Friday, October 21, 2011

Who's Fault Is It?


For well over a year I tried to beat my alcoholism and my eating disorder on my own; by my own strength. Then it came to the point to where I was seriously contemplating going to an inpatient treatment center for both my diagnosis. And to make matters more difficult my bipolar only fueled both addictions. Then it came to the point to where the judge told me I was to quit drinking.

For the most part the no drinking wasn't so hard. I had a newly restored faith in God and a new appreciation for the things I have in my life. Becoming free from my eating disorder was another story. My bipolar had been in charge for the previous four years controlling much of my thoughts and beliefs. My behaviors.

For a few months after the year in mental health court which I was accountable to the court or face prison, I remained sober and fairly stable. However, a few months after graduating the program I relapsed with my bipolar and began rapid cycling for the next few months.

Hospitalized for suicidal depression and suicide attempt. Episodes of mania. Jail. Periods of complete insomnia accompanied with psychosis. And my most recent, a psychosis blackout that has landed me in trouble again.

Many times I have felt the shame of my mistakes that have left me disappointed in my example as follower of Christ. 

Tuesday, June 21, 2011

Habits are hard to break, but harder to forget


You can think about your problem any way you like, pretend it isn't there, or you can face the truth and acknowledge its existence. Either way, the reality of your problem will still be there. You just have more power to make your situation better if you face it.

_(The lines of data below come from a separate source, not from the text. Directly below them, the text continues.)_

# shiyuan0806/SVDFormer_PointSea

Measured on AMD Instinct MI355X. Metric: train-step samples/sec (PCN, B=32, 2048->16384 pts), higher is better.
Workload: dtype bf16; 1 GPU; SVDFormer PCN train step: render + fwd + get_loss + bwd + Adam; global_batch=32, per_gpu_batch=32, points_in=2048, points_out=16384, params=58092521, parallelism=single

## Files before the change

### include/pcops.h

```cpp
#ifndef PCOPS_H_
#define PCOPS_H_

#ifdef __cplusplus
extern "C" {
#endif

typedef struct ihipStream_t *pcops_stream_t;

enum pcops_status {
  PCOPS_OK = 0,
  PCOPS_ERR_INVALID = 1,
  PCOPS_ERR_LAUNCH = 2,
  PCOPS_ERR_WORKSPACE = 3,
  PCOPS_ERR_UNSUPPORTED = 4
};

const char *pcops_status_string(int status);
int pcops_abi_version(void);


unsigned long long pcops_fps_workspace_bytes(int B, int N);
int pcops_furthest_point_sampling(const float *xyz, int B, int N, int M, int *idx, void *workspace,
                                  unsigned long long workspace_bytes, pcops_stream_t stream);
int pcops_furthest_point_sampling_counts(const float *xyz, const int *counts, int B, int N, int M, int *idx,
// ... 200 lines not shown
int pcops_batchnorm_bwd(const void *dy, const void *y, const void *x, int dtype, long long rows, int C,
                        const float *gamma, const float *save_mean, const float *save_invstd, int batch_stats, int act,
                        float slope, void *dx, void *dres, float *dgamma, float *dbeta, void *workspace,
                        unsigned long long workspace_bytes, pcops_stream_t stream);
int pcops_batchnorm_fwd_save(const void *x, int dtype, const void *res, int res_dtype, long long rows, int C,
                             const float *gamma, const float *beta, float *running_mean, float *running_var,
                             float momentum, float eps, int batch_stats, int act, float slope, void *y,
                             float *save_mean, float *save_invstd, float *save_coef, unsigned char *save_mask,
                             void *workspace, unsigned long long workspace_bytes, long long *num_batches_tracked,
                             pcops_stream_t stream);
int pcops_batchnorm_bwd_saved(const void *dy, const float *save_coef, const unsigned char *save_mask, const void *x,
                              int dtype, long long rows, int C, const float *gamma, const float *save_mean,
                              const float *save_invstd, int batch_stats, int act, float slope, void *dx, void *dres,
                              float *dgamma, float *dbeta, void *workspace, unsigned long long workspace_bytes,
                              pcops_stream_t stream);

int pcops_conv3x3_fwd(const void *x, const void *w, int N, int H, int W, int C, void *y, pcops_stream_t stream);
int pcops_conv3x3_fwd_res(const void *x, const void *w, int N, int H, int W, int C, const void *res, void *y,
                          pcops_stream_t stream);
unsigned long long pcops_conv3x3_wgrad_workspace_bytes(int C);
int pcops_conv3x3_wgrad(const void *x, const void *dy, int N, int H, int W, int C, void *dw, int dw_dtype,
                        int dw_ohwi, void *workspace, unsigned long long workspace_bytes, pcops_stream_t stream);

int pcops_conv3x3_c1_fwd(const float *x, const float *w, int N, int H, int W, void *y, pcops_stream_t stream);
unsigned long long pcops_conv3x3_c1_wgrad_workspace_bytes(void);
int pcops_conv3x3_c1_wgrad(const float *x, const void *dy, int N, int H, int W, void *dw, int dw_dtype, void *workspace,
                           unsigned long long workspace_bytes, pcops_stream_t stream);

int pcops_pcsa_forward(const void *x, int x_dtype, const void *gates, int gates_dtype, const float *basis, int patches,
                       int K, int C, void *out, pcops_stream_t stream);
int pcops_pcsa_backward(const void *x, int x_dtype, const void *dout, int dout_dtype, const void *gates,
                        int gates_dtype, const float *basis, int patches, int K, int C, void *dx, void *dgates,
                        pcops_stream_t stream);

// ... 14 lines not shown
```

### svdformer_pointsea_amd/_lib.py

```python
import ctypes
import os
import threading

import torch

_HERE = os.path.dirname(os.path.abspath(__file__))
LIB_PATH = os.environ.get("PCOPS_LIB_PATH") or os.path.join(_HERE, "_lib", "libpcops.so")

_lib = None

P = ctypes.c_void_p
I = ctypes.c_int
F = ctypes.c_float
D = ctypes.c_double
LL = ctypes.c_longlong
ULL = ctypes.c_ulonglong

_SIGS = {
    "pcops_status_string": (ctypes.c_char_p, [I]),
    "pcops_abi_version": (I, []),
    "pcops_fps_workspace_bytes": (ULL, [I, I]),
    "pcops_furthest_point_sampling": (I, [P, I, I, I, P, P, ULL, P]),
    "pcops_furthest_point_sampling_counts": (I, [P, P, I, I, I, P, P, ULL, P]),
    "pcops_gather_points": (I, [P, P, I, I, I, I, P, P]),
# ... 53 lines not shown
    "pcops_layernorm_bwd_ex": (I, [P, I, LL, P, P, P, I, P, I, P, P, P, I, I, P, P, P, P, P, I, P, ULL, P]),
    "pcops_adam_flat": (I, [P, P, P, LL, LL, P, P, P, P, D, P, D, D, D, D, I, P]),
    "pcops_blend_fwd": (I, [P, I, P, P, LL, P, I, P]),
    "pcops_blend_bwd": (I, [P, I, P, I, P, P, LL, P, P, P, P]),
    "pcops_sum_rows": (I, [P, I, LL, P, I, P]),
    "pcops_wgrad_skinny_workspace_bytes": (ULL, [I, I]),
    "pcops_wgrad_skinny": (I, [P, P, LL, I, I, P, I, P, ULL, P]),
    "pcops_colsum_workspace_bytes": (ULL, [LL, I]),
    "pcops_colsum": (I, [P, I, LL, I, P, I, P, ULL, P]),
    "pcops_colsum_ld": (I, [P, I, LL, I, LL, P, I, P, ULL, P]),
    "pcops_batchnorm_workspace_bytes": (ULL, [LL, I]),
    "pcops_batchnorm_fwd": (I, [P, I, P, I, LL, I, P, P, P, P, F, F, I, I, F, P, P, P, P, ULL, P, P]),
    "pcops_batchnorm_bwd": (I, [P, P, P, I, LL, I, P, P, P, I, I, F, P, P, P, P, P, ULL, P]),
    "pcops_batchnorm_fwd_save": (I, [P, I, P, I, LL, I, P, P, P, P, F, F, I, I, F, P, P, P, P, P, P, ULL, P, P]),
    "pcops_batchnorm_bwd_saved": (I, [P, P, P, P, I, LL, I, P, P, P, I, I, F, P, P, P, P, P, ULL, P]),
    "pcops_conv3x3_fwd": (I, [P, P, I, I, I, I, P, P]),
    "pcops_conv3x3_fwd_res": (I, [P, P, I, I, I, I, P, P, P]),
    "pcops_conv3x3_wgrad_workspace_bytes": (ULL, [I]),
    "pcops_conv3x3_wgrad": (I, [P, P, I, I, I, I, P, I, I, P, ULL, P]),
    "pcops_conv3x3_c1_fwd": (I, [P, P, I, I, I, P, P]),
    "pcops_conv3x3_c1_wgrad_workspace_bytes": (ULL, []),
    "pcops_conv3x3_c1_wgrad": (I, [P, P, I, I, I, P, I, P, ULL, P]),
    "pcops_pcsa_forward": (I, [P, I, P, I, P, I, I, I, P, P]),
    "pcops_pcsa_backward": (I, [P, I, P, I, P, I, P, I, I, I, P, P, P]),
    "pcops_points2depth_workspace_bytes": (ULL, [I, I, I, I]),
    "pcops_points2depth": (I, [P, P, P, I, I, I, I, I, P, P, ULL, P]),
    "pcops_points2grid": (I, [P, P, P, P, I, I, I, I, I, P, P]),
    "pcops_grid2image_workspace_bytes": (ULL, [I, I, I]),
    "pcops_grid2image": (I, [P, P, I, I, I, P, P, ULL, P]),
}

# ... 278 lines not shown
```

### svdformer_pointsea_amd/batchnorm.py

```python
import os

import torch
from torch import nn

from ._lib import Workspace, call, lib, ptr, stream_of

_DT = {torch.float32: 0, torch.bfloat16: 1}
ACT_NONE, ACT_RELU, ACT_LEAKY = 0, 1, 2
ENABLED = os.environ.get("PCOPS_BN", "1") != "0"


def _rows_c(x):
    C = x.shape[1]
    return x.numel() // C, C


def _switch(name):
    return os.environ.get(name, "1") != "0"


def _mask_source(act, has_res):
    if act == ACT_NONE:
        return "y"
    if has_res:
        return "bits" if _switch("PCOPS_BN_MASK_BITS") else "y"
    return "coef" if _switch("PCOPS_BN_RECOMPUTE_MASK") else "y"


class _BNAct(torch.autograd.Function):
    @staticmethod
    def forward(ctx, x, res, weight, bias, rmean, rvar, nbt, batch_stats, momentum, eps, act, slope):
        rows, C = _rows_c(x)
        y = torch.empty_like(x)
        smean = torch.empty(C, dtype=torch.float32, device=x.device)
        sinv = torch.empty(C, dtype=torch.float32, device=x.device)
        src = _mask_source(act, res is not None)
        coef = mask = None
        with torch.cuda.device(x.device):
            nbytes = lib().pcops_batchnorm_workspace_bytes(rows, C)
            ws = Workspace.get(x.device, nbytes)
            if src == "y":
                call("batchnorm_fwd", lib().pcops_batchnorm_fwd, ptr(x), _DT[x.dtype], ptr(res),
                     _DT[res.dtype] if res is not None else 0, rows, C, ptr(weight), ptr(bias), ptr(rmean),
                     ptr(rvar), float(momentum), float(eps), int(batch_stats), act, float(slope), ptr(y), ptr(smean),
                     ptr(sinv), ptr(ws), nbytes, ptr(nbt), stream_of(x))
            else:
                coef = torch.empty(2 * C, dtype=torch.float32, device=x.device)
                if src == "bits":
                    mask = torch.empty(rows * C // 8, dtype=torch.uint8, device=x.device)
                call("batchnorm_fwd_save", lib().pcops_batchnorm_fwd_save, ptr(x), _DT[x.dtype], ptr(res),
                     _DT[res.dtype] if res is not None else 0, rows, C, ptr(weight), ptr(bias), ptr(rmean),
                     ptr(rvar), float(momentum), float(eps), int(batch_stats), act, float(slope), ptr(y), ptr(smean),
                     ptr(sinv), ptr(coef), ptr(mask), ptr(ws), nbytes, ptr(nbt), stream_of(x))
        ctx.save_for_backward(x, y if act != ACT_NONE and src == "y" else None, weight, smean, sinv,
                              coef if src == "coef" else None, mask)
        ctx.cfg = (batch_stats, act, slope, res is not None, src)
# ... 9 lines not shown
        dres = torch.empty_like(x) if has_res and ctx.needs_input_grad[1] else None
        need_w = weight is not None and ctx.needs_input_grad[2]
        dgamma = torch.empty(C, dtype=torch.float32, device=x.device) if need_w else None
        dbeta = torch.empty(C, dtype=torch.float32, device=x.device) if ctx.needs_input_grad[3] else None
        with torch.cuda.device(x.device):
            nbytes = lib().pcops_batchnorm_workspace_bytes(rows, C)
            ws = Workspace.get(x.device, nbytes)
            if src == "y":
                call("batchnorm_bwd", lib().pcops_batchnorm_bwd, ptr(gy), ptr(y), ptr(x), _DT[x.dtype], rows, C,
                     ptr(weight), ptr(smean), ptr(sinv), int(batch_stats), act, float(slope), ptr(dx), ptr(dres),
                     ptr(dgamma), ptr(dbeta), ptr(ws), nbytes, stream_of(x))
            else:
                call("batchnorm_bwd_saved", lib().pcops_batchnorm_bwd_saved, ptr(gy), ptr(coef), ptr(mask), ptr(x),
                     _DT[x.dtype], rows, C, ptr(weight), ptr(smean), ptr(sinv), int(batch_stats), act, float(slope),
                     ptr(dx), ptr(dres), ptr(dgamma), ptr(dbeta), ptr(ws), nbytes, stream_of(x))
        return dx, dres, dgamma, dbeta, None, None, None, None, None, None, None, None


def _fusable(x, bn, residual):
    if not (ENABLED and x.is_cuda and x.dim() == 4 and x.dtype in _DT and isinstance(bn, nn.BatchNorm2d)):
        return False
    C = x.shape[1]
    if C % 8 or C > 512 or x.numel() == 0 or not x.is_contiguous(memory_format=torch.channels_last):
        return False
    if bn.weight is None or bn.weight.dtype != torch.float32 or bn.momentum is None:
        return False
    if x.data_ptr() % 16:
        return False
    if residual is not None and (residual.shape != x.shape or residual.dtype not in _DT
                                 or not residual.is_contiguous(memory_format=torch.channels_last)
                                 or residual.data_ptr() % 16):
        return False
    return True


def _activation(out, act, slope):
    if act == ACT_RELU:
        return torch.relu(out)
    if act == ACT_LEAKY:
        return torch.nn.functional.leaky_relu(out, slope)
    return out


def bn_act(x, bn, act=ACT_NONE, slope=0.0, residual=None):
    if not _fusable(x, bn, residual):
        out = bn(x)
        if residual is not None:
            out = out + residual
        return _activation(out, act, slope)
    batch_stats = bn.training or bn.running_mean is None
    update = bn.training and bn.running_mean is not None
    rm = bn.running_mean if (update or not batch_stats) else None
    rv = bn.running_var if (update or not batch_stats) else None
    nbt = bn.num_batches_tracked if update else None
    return _BNAct.apply(x, residual, bn.weight, bn.bias, rm, rv, nbt, batch_stats, bn.momentum, bn.eps, act, slope)


def _act_of(m):
    if isinstance(m, nn.ReLU):
        return ACT_RELU, 0.0
    if isinstance(m, nn.LeakyReLU):
        return ACT_LEAKY, float(m.negative_slope)
    return None


def run_sequential(seq, x, conv_fn=None):
    mods = list(seq)
    i = 0
    while i < len(mods):
        m = mods[i]
# ... 14 lines not shown
```

### svdformer_pointsea_amd/conv.py

```python
import os

import torch
from torch import nn

from ._lib import Workspace, call, lib, ptr, stream_of

ENABLED = os.environ.get("PCOPS_CONV3X3", "1") != "0"
_CHANNELS = (16, 32)


def _ohwi(w):
    return w.to(torch.bfloat16).permute(0, 2, 3, 1).contiguous()
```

Usually, facing the truth of a difficult situation is a short term pain than most people anticipate. It can hurt like a sucker punch, but then comes the best part. You get the chance to move forward with your life, leaving behind a dirty piece of baggage that you've been dragging around behind you. As long you keep trying to dress up that piece of baggage and keep it with you, it's going to keep weighing you down.

Food is easy to become my adversary. Anorexia can easily become my baggage. Anorexic behaviors are obviously way more than just bad habits, they are habit forming. They are rituals.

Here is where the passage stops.